Reading Online Novel

Nightbred(51)



She saw the shelter manager hovering a few feet away with a plump, white-haired lady in a blue wool coat. “Can I go, too?”

“No, but there’s a safe place downtown where you can stay until she’s better,” he assured her. He beckoned to the woman in the wool coat. “This is a friend of mine named Miss Audrey. She’s going to give you a ride there.”

Miss Audrey came over and bent down, putting her face too close. “What’s your name, young lady?” When she didn’t reply, her smile became a tight line. “Answer me.”

“Christi.”

Miss Audrey straightened. “Very good.” She marched Chris over to another police car, but when she shoved her into the back of it, the seat vanished and four marble walls shot up around her, closing her into an airless tomb.

Chris scrambled to her feet and beat her fists against the cold stone. “This isn’t real. This didn’t happen to me. Let me out of here.”

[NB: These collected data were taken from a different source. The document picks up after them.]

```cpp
template <typename T>
static int flux64_dispatch(const ins_grid* G, double visc, const T* u, T* F, const RkEpi* epi, const T* pI, int corr_mode, hipStream_t s, int part) {
  const GridDev& g = G->g;
  FluxArgs a;
  memset(&a, 0, sizeof(a));
  a.u = u;
  a.pI = pI;
  a.F = F;
  a.sc = g.sc;
  a.N0 = g.N[0];
  a.N1 = g.N[1];
  a.N2 = g.N[2];
  const int n2 = g.N[2] - 2;
  a.X = make_dir(G, 0, visc);
  a.Y = make_dir(G, 1, visc);
  a.Z = make_dir(G, 2, visc);
  if (epi) a.epi = *epi;
  if (epi && epi->tstage) {
    a.te = *epi->tstage;
    a.tm = 1;
    a.epi.tstage = nullptr;
  }
  const int waves_x = cdiv(g.N[0] - 2, 64);
  const int xwo = (corr_mode && ins_opt(OPT_INS_FLUX64_XW_CORR)) ? (int)ins_opt(OPT_INS_FLUX64_XW_CORR) : g_xw;
  int xw = xwo ? xwo : (waves_x >= 8 ? 2 : (waves_x >= 4 ? 4 : (waves_x >= 2 ? 2 : 1)));
  if (!xwo)
    while (xw > 1 && cdiv(waves_x, xw) * xw > waves_x) xw >>= 1;
  int rows = corr_mode ? (g_rows_corr ? g_rows_corr : 2) : (g_rows ? g_rows : 4);
  rows = std::min(std::max(rows, 2), corr_mode ? 5 : 6);
  constexpr bool F32 = sizeof(T) == 4;
  if (F32) rows = corr_mode ? (ins_opt(OPT_INS_F32_CORR_ROWS) == 4 ? 4 : 2) : 4;
  const int nwo = (int)ins_opt(OPT_INS_FLUX64_NW);
  const int zco = (corr_mode && g_zchunk_corr) ? g_zchunk_corr : g_zchunk;
  auto tiles = [&](int nw_, int zc_) {
    return (long long)cdiv(g.N[0] - 2, 64 * xw) * cdiv(g.N[1] - 2, (nw_ / xw) * rows) * cdiv(n2, zc_);
  };
  const long long mintiles = ins_opt(OPT_INS_FLUX64_MINTILES) > 0 ? ins_opt(OPT_INS_FLUX64_MINTILES) : 256;
  int nw = nwo == 16 ? 16 : (nwo == 8 ? 8 : (nwo == 4 ? 4 : 0));
  int zc = zco;
  if (!nw) {
    nw = 4;
    if (xw <= 8 && !g_lds) {
      for (int z : {64}) {
        const int zt = zco ? zco : z;
        if (n2 >= zt && tiles(8, zt) >= mintiles) {
          nw = 8;
          zc = zt;
          break;
        }
      }
    }
  }
  if (!zc) {
    const bool small_plane = (long long)(g.N[0] - 2) * (g.N[1] - 2) <= 256LL * 256;
    zc = n2 >= 256 && small_plane ? 64 : (n2 >= 128 ? 32 : (n2 >= 64 ? 16 : (n2 >= 32 ? 8 : 4)));
    if (n2 < 256)
      while (zc > 4 && tiles(nw, zc) < 2 * mintiles) zc >>= 1;
  }
  if (rows != 2 && nw == 16) nw = 8;
  if (epi && (epi->extra || epi->gtemp || epi->wout || epi->tstage)) {
    rows = 2;
    nw = 4;
    if (!zco) zc = n2 >= 128 ? 32 : (n2 >= 64 ? 16 : (n2 >= 32 ? 8 : 4));
  }
  a.zc = zc;
  a.bar = ins_opt(OPT_INS_FLUX64_NOBAR) ? 0 : 1;
  {
    const long long o = ins_opt(OPT_INS_FLUX64_NT);
    a.nt = o == 0 ? ((epi && !F32) ? 9 : 0) : (o == 16 ? 0 : (int)o);
  }
#define INS_F64_CASE(RR, FUSE)                                                        \
  if constexpr (!F32 || RR == 2 || RR == 4) {                                         \
    if (rows == RR) {                                                                 \
      if constexpr (RR == 2 && !F32) {                                                \
        if (nw == 16) {                                                               \
          if (xw == 4) return launch<T, RR, 4, FUSE, 16>(G, a, corr_mode, part, s);   \
          if (xw == 2) return launch<T, RR, 2, FUSE, 16>(G, a, corr_mode, part, s);   \
          return launch<T, RR, 1, FUSE, 16>(G, a, corr_mode, part, s);                \
        }                                                                             \
      }                                                                               \
      if (nw >= 8) {                                                                  \
        if (xw == 4) return launch<T, RR, 4, FUSE, 8>(G, a, corr_mode, part, s);      \
        if (xw == 2) return launch<T, RR, 2, FUSE, 8>(G, a, corr_mode, part, s);      \
        return launch<T, RR, 1, FUSE, 8>(G, a, corr_mode, part, s);                   \
      }                                                                               \
      if (xw == 4) return launch<T, RR, 4, FUSE>(G, a, corr_mode, part, s);           \
      if (xw == 2) return launch<T, RR, 2, FUSE>(G, a, corr_mode, part, s);           \
      return launch<T, RR, 1, FUSE>(G, a, corr_mode, part, s);                        \
    }                                                                                 \
  }
  if (epi) {
    INS_F64_CASE(2, true)
    INS_F64_CASE(3, true)
    INS_F64_CASE(4, true)
    INS_F64_CASE(5, true)
    INS_F64_CASE(6, true)
  } else {
    INS_F64_CASE(2, false)
    INS_F64_CASE(3, false)
    INS_F64_CASE(4, false)
    INS_F64_CASE(5, false)
    INS_F64_CASE(6, false)
  }
#undef INS_F64_CASE
  return INS_ERR_INVALID;
}

bool ins_flux128_supported(const ins_grid* G, const RkEpi* epi, int corr_mode, bool f32);
int ins_k_flux128(const ins_grid* G, double visc, const double* u, double* F, const RkEpi* epi, const double* pI, int corr_mode, hipStream_t s, int part);
int ins_k_flux128_f32(const ins_grid* G, double visc, const float* u, float* F, const RkEpi* epi, const float* pI, int corr_mode, hipStream_t s, int part);

int ins_k_flux64(const ins_grid* G, double visc, const double* u, double* F, const RkEpi* epi, const double* pI, int corr_mode, hipStream_t s,
                 int part) {
  if (ins_flux128_supported(G, epi, corr_mode, false)) return ins_k_flux128(G, visc, u, F, epi, pI, corr_mode, s, part);
  return flux64_dispatch<double>(G, visc, u, F, epi, pI, corr_mode, s, part);
}
int ins_k_flux64_f32(const ins_grid* G, double visc, const float* u, float* F, const RkEpi* epi, const float* pI, int corr_mode, hipStream_t s,
                     int part) {
  if (ins_flux128_supported(G, epi, corr_mode, true) && !ins_opt(OPT_INS_F32_ONE_COLUMN)) return ins_k_flux128_f32(G, visc, u, F, epi, pI, corr_mode, s, part);
  return flux64_dispatch<float>(G, visc, u, F, epi, pI, corr_mode, s, part);
}
```

incompressiblenavierstokes.jl_amd/csrc/ins_internal.h:

```cpp
#pragma once

#include <hip/hip_runtime.h>
#include <hipfft/hipfft.h>

#include <cstdint>
#include <cstdio>
#include <cstring>
#include <string>
#include <vector>

#include "ins_hip.h"

#define INS_EPS 2.220446049250313e-16
#define INS_MAX_STAGES 16

void ins_set_error(const char* fmt, ...);

#define INS_HIP_TRY(expr)                                                                   \
  do {                                                                                      \
    hipError_t _e = (expr);                                                                 \
    if (_e != hipSuccess) {                                                                 \
      ins_set_error("%s:%d: %s -> %s", __FILE__, __LINE__, #expr, hipGetErrorString(_e));   \
      return INS_ERR_HIP;                                                                   \
    }                                                                                       \
  } while (0)
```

Her shadow doubled, and Chris spun around to see the towering figure of a man in a monk’s robe. For a moment she thought it was Lucan, until he extended the torch he held, and she saw the network of scars covering his fingers and hand.

“Who are you?”

I was the maker of the scroll, and the keeper of the cross. It was I who washed it in my blood. You and your mortal family were my army, my guardians, each sworn to protect the secrets of eternity. Now you number but two. You will not fail me as your sister did.

The smell of burning metal was making her stomach clench. “This is just a dream, and I don’t have any sisters, you asshole.”

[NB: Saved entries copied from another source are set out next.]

@@ -209,6 +221,9 @@
                 }
                 mma(ca, cb, NSL, NM);
                 __builtin_amdgcn_sched_barrier(0);
+            } else if constexpr (MODE == 3) {
+                mma(ca, cb, 0, NM);
+                __builtin_amdgcn_sched_barrier(0);
             } else {
                 asm volatile("s_waitcnt lgkmcnt(0)" ::: "memory");
                 pipe_wait_vm<(S - 2) * P>();
@@ -227,35 +242,63 @@
                 }
                 const unsigned sb = sc * PG::STAGE_FL * 4;
                 constexpr int M0 = NSL, ML = NM - M0;
-#pragma unroll
-                for (int i = 0; i < P; ++i) {
-                    mma(ca, cb, M0 + i * ML / (P + 1), M0 + (i + 1) * ML / (P + 1));
+                if constexpr (MODE == 2) {
+                    mma(ca, cb, M0, NM);
                     __builtin_amdgcn_sched_barrier(0);
-                    issue_piece(full, i, sb);
+                } else {
+#pragma unroll
+                    for (int i = 0; i < P; ++i) {
+                        mma(ca, cb, M0 + i * ML / (P + 1), M0 + (i + 1) * ML / (P + 1));
+                        __builtin_amdgcn_sched_barrier(0);
+                        issue_piece(std::integral_constant<bool, MODE == 0>{}, i, sb);
+                        __builtin_amdgcn_sched_barrier(0);
+                    }
+                    mma(ca, cb, M0 + P * ML / (P + 1), NM);
                     __builtin_amdgcn_sched_barrier(0);
-                }
-                mma(ca, cb, M0 + P * ML / (P + 1), NM);
-                __builtin_amdgcn_sched_barrier(0);
-                issued();
+                    issued();
+                }
             }
         }
         sc = sn;
     };
     const int nfast = g.K / BK - S;
+    using TileFull = std::integral_constant<int, 0>;
+    using TileRagged = std::integral_constant<int, 1>;
     int kt = 0;
-    if constexpr (G % 2 == 0) {
-        for (; kt < nfast; ++kt) tile(std::true_type{}, fa0, fb0, fa1, fb1);
-        for (; kt < nkt; ++kt) tile(std::false_type{}, fa0, fb0, fa1, fb1);
+    if constexpr (S == 2) {
+        auto tail = [&](int k, float (&xa)[TM][4], float (&xb)[TN][4], float (&ya)[TM][4], float (&yb)[TN][4]) __attribute__((always_inline)) {
+            if (k < nfast) tile(TileFull{}, xa, xb, ya, yb);
+            else if (k + 2 < nkt) tile(TileRagged{}, xa, xb, ya, yb);
+            else if (k + 1 < nkt) tile(std::integral_constant<int, 2>{}, xa, xb, ya, yb);
+            else tile(std::integral_constant<int, 3>{}, xa, xb, ya, yb);
+        };
+        if constexpr (G % 2 == 0) {
+            for (; kt < nfast; ++kt) tile(TileFull{}, fa0, fb0, fa1, fb1);
+            for (; kt < nkt; ++kt) tail(kt, fa0, fb0, fa1, fb1);
+        } else {
+            for (; kt + 1 < nfast; kt += 2) {
+                tile(TileFull{}, fa0, fb0, fa1, fb1);
+                tile(TileFull{}, fa1, fb1, fa0, fb0);
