# wwood/CoverM

Hardware: AMD Instinct MI355X
Metric: aligned reads/s through coverm contig (mean trimmed_mean covered_fraction variance) (higher is better)
Workload: dtype i32 depth / u64 sums / f32 estimators

## Files before the change

coverm_amd/csrc/covermhip.hip:

```cpp
#include "pileup_kernels.hip.h"
#include "prep_lean.hip.h"
#include "genome_kernels.hip.h"
#include "sep_kernels.hip.h"
#include "ingest_kernels.hip.h"
#include "group_kernels.hip.h"
#include "sam_kernels.hip.h"

#include <algorithm>
#include <atomic>
#include <cstddef>
#include <chrono>
#include <cstdio>
#include <dlfcn.h>
#include <functional>
#include <sched.h>
#include <cstdlib>
#include <cstring>
#include <map>
#include <mutex>
#include <string>
#include <future>
#include <thread>
#include <vector>

#include "../../include/covermhip.h"
#include "roctx_ranges.h"
#include "knobs.h"
#include "record_store.h"
#include "store_plan_core.h"

using namespace covk;

static_assert(sizeof(cov_config) == 40 && offsetof(cov_config, min_aligned_length) == 12 && offsetof(cov_config, min_percent_identity) == 16 &&
              offsetof(cov_config, contig_end_exclusion) == 24 && offsetof(cov_config, want) == 32, "cov_config layout");
static_assert(sizeof(cov_batch) == 80 && offsetof(cov_batch, cigar) == 64 && offsetof(cov_batch, n_records) == 72, "cov_batch layout");
static_assert(sizeof(cov_contig_stats) == 128 && offsetof(cov_contig_stats, sum_identity_primary) == 40 && offsetof(cov_contig_stats, win_sum_d) == 56 &&
              offsetof(cov_contig_stats, first_record) == 88 && offsetof(cov_contig_stats, win_min_d) == 104 && offsetof(cov_contig_stats, hist_len) == 112 &&
              offsetof(cov_contig_stats, hist_off) == 120, "cov_contig_stats layout");
static_assert(sizeof(cov_summary) == 32 && offsetof(cov_summary, hist_total) == 24, "cov_summary layout");
static_assert(sizeof(cov_interval) == 24 && sizeof(cov_interval_stats) == 56, "interval struct layout");
static_assert(sizeof(cov_genome_stats) == 24 && sizeof(cov_genome_stats) == sizeof(covk::DevGenomeStats) && offsetof(cov_genome_stats, genome_len) == offsetof(covk::DevGenomeStats, genome_len) &&
              offsetof(cov_genome_stats, any_nonzero) == offsetof(covk::DevGenomeStats, any_nonzero), "cov_genome_stats mirrors the device struct");
static_assert(sizeof(cov_genome_entry) == 24 && offsetof(cov_genome_entry, first_tid) == 8 && offsetof(cov_genome_entry, gid) == 12 && offsetof(cov_genome_entry, n_contigs_seen) == 16 &&
              offsetof(cov_genome_entry, any_nonzero) == 20 && sizeof(covk::SepEntry) == 8, "cov_genome_entry layout (numpy mirror in coverm_amd/native.py)");
static_assert(sizeof(cov_estimator) == sizeof(covk::DevEstimator) && offsetof(cov_estimator, contig_end_exclusion) == offsetof(covk::DevEstimator, excl) &&
              offsetof(cov_estimator, trim_max) == offsetof(covk::DevEstimator, trim_max) && COV_EST_MAX == covk::EST_MAX && COV_EST_ANIR == covk::EST_ANIR, "cov_estimator mirrors the device struct");

namespace {
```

You have the loyalty to protect the mortal world from eternal damnation. But do you have the conviction to do what needs be done?

He talked like one of the Kyn, Chris thought, but he was dressed like a Brethren. “Are you Hollander? The guy who stole the emeralds?”

The monk began to laugh, a deep and frightening sound that bounced around the inside of the tomb, each echo growing louder until Chris pressed her hands over her ears and called out for the only hope she had left.

“Jamys.”

* * *

The sky had softened from black to deepest blue by the time Jamys guided the sailboat into Biscayne Bay. Other vessels of various sizes sat anchored in a vast web of light and shadow cast by the brightly lit condominiums and hotels crowding the shoreline. One mortal who had risen early glanced up from the bobber on his fishing line and raised a hand in silent greeting as Jamys passed.

He returned the wave and then studied the assortment of piers, boathouses, and landings jutting out from the bay’s edge. Chris had said they might make use of one of the public docks, but he would need to consult a more detailed map to locate them. He turned the boat back into the wind, dropped the headsail, and backwinded the mainsail. As the boat slowed to a near stop, he secured the rigging and dropped anchor.

Chris still slept below, and it took all his resolve not to go down to join her. After sharing a kiss with her, however, all he could think about was stealing another, and another. He suspected he could kiss her for days and never grow weary of it.

His present dilemma was that he wanted more than kisses from her. Much more.

Jamys checked the horizon again, where the coming dawn had pinked the edges of the clouds. They would have to secure a vehicle to use whenever they were on land, he decided, or perhaps hire—

Jamys.

Chris’s voice called to him with such power and terror that for an instant he stood frozen. Only when he had pulled the door belowdecks from its hinges and jumped down into the cabin did he feel the echo of it through his thoughts. She had not called to him, as he could plainly see her in the cabin’s only bunk, her body still. The only sound he heard came from the soft rhythm of her breathing.

Why had he imagined her shouting his name when she was sleeping so peacefully? It had not been a memory or some fancy of his imagination; he’d heard her as clearly as if she had screamed his name in his ear.

Jamys went to the bunk, where her scent bathed the air and told him that she had been asleep for hours. He saw that she had been so tired, in fact, she had simply dropped on top of the covers. He reached for a blanket that had been left folded atop a chest, shaking it out before bending down to drape it over her. He hated the thought of waking her, and decided against it as he reached to brush a lock of hair from her cheek. He could give her—

Jamys please Jamys help me Jamys find me—

Jamys fell to his knees, blinded and deaf to everything but the bellowing storm that came roaring into his mind. It was as if he had been swept into the heart of a tornado, and as he fought to hold on to consciousness, he heard inside the terrible winds her voice and his name, distant and ragged, as if Christian were calling to him as she fought for her life.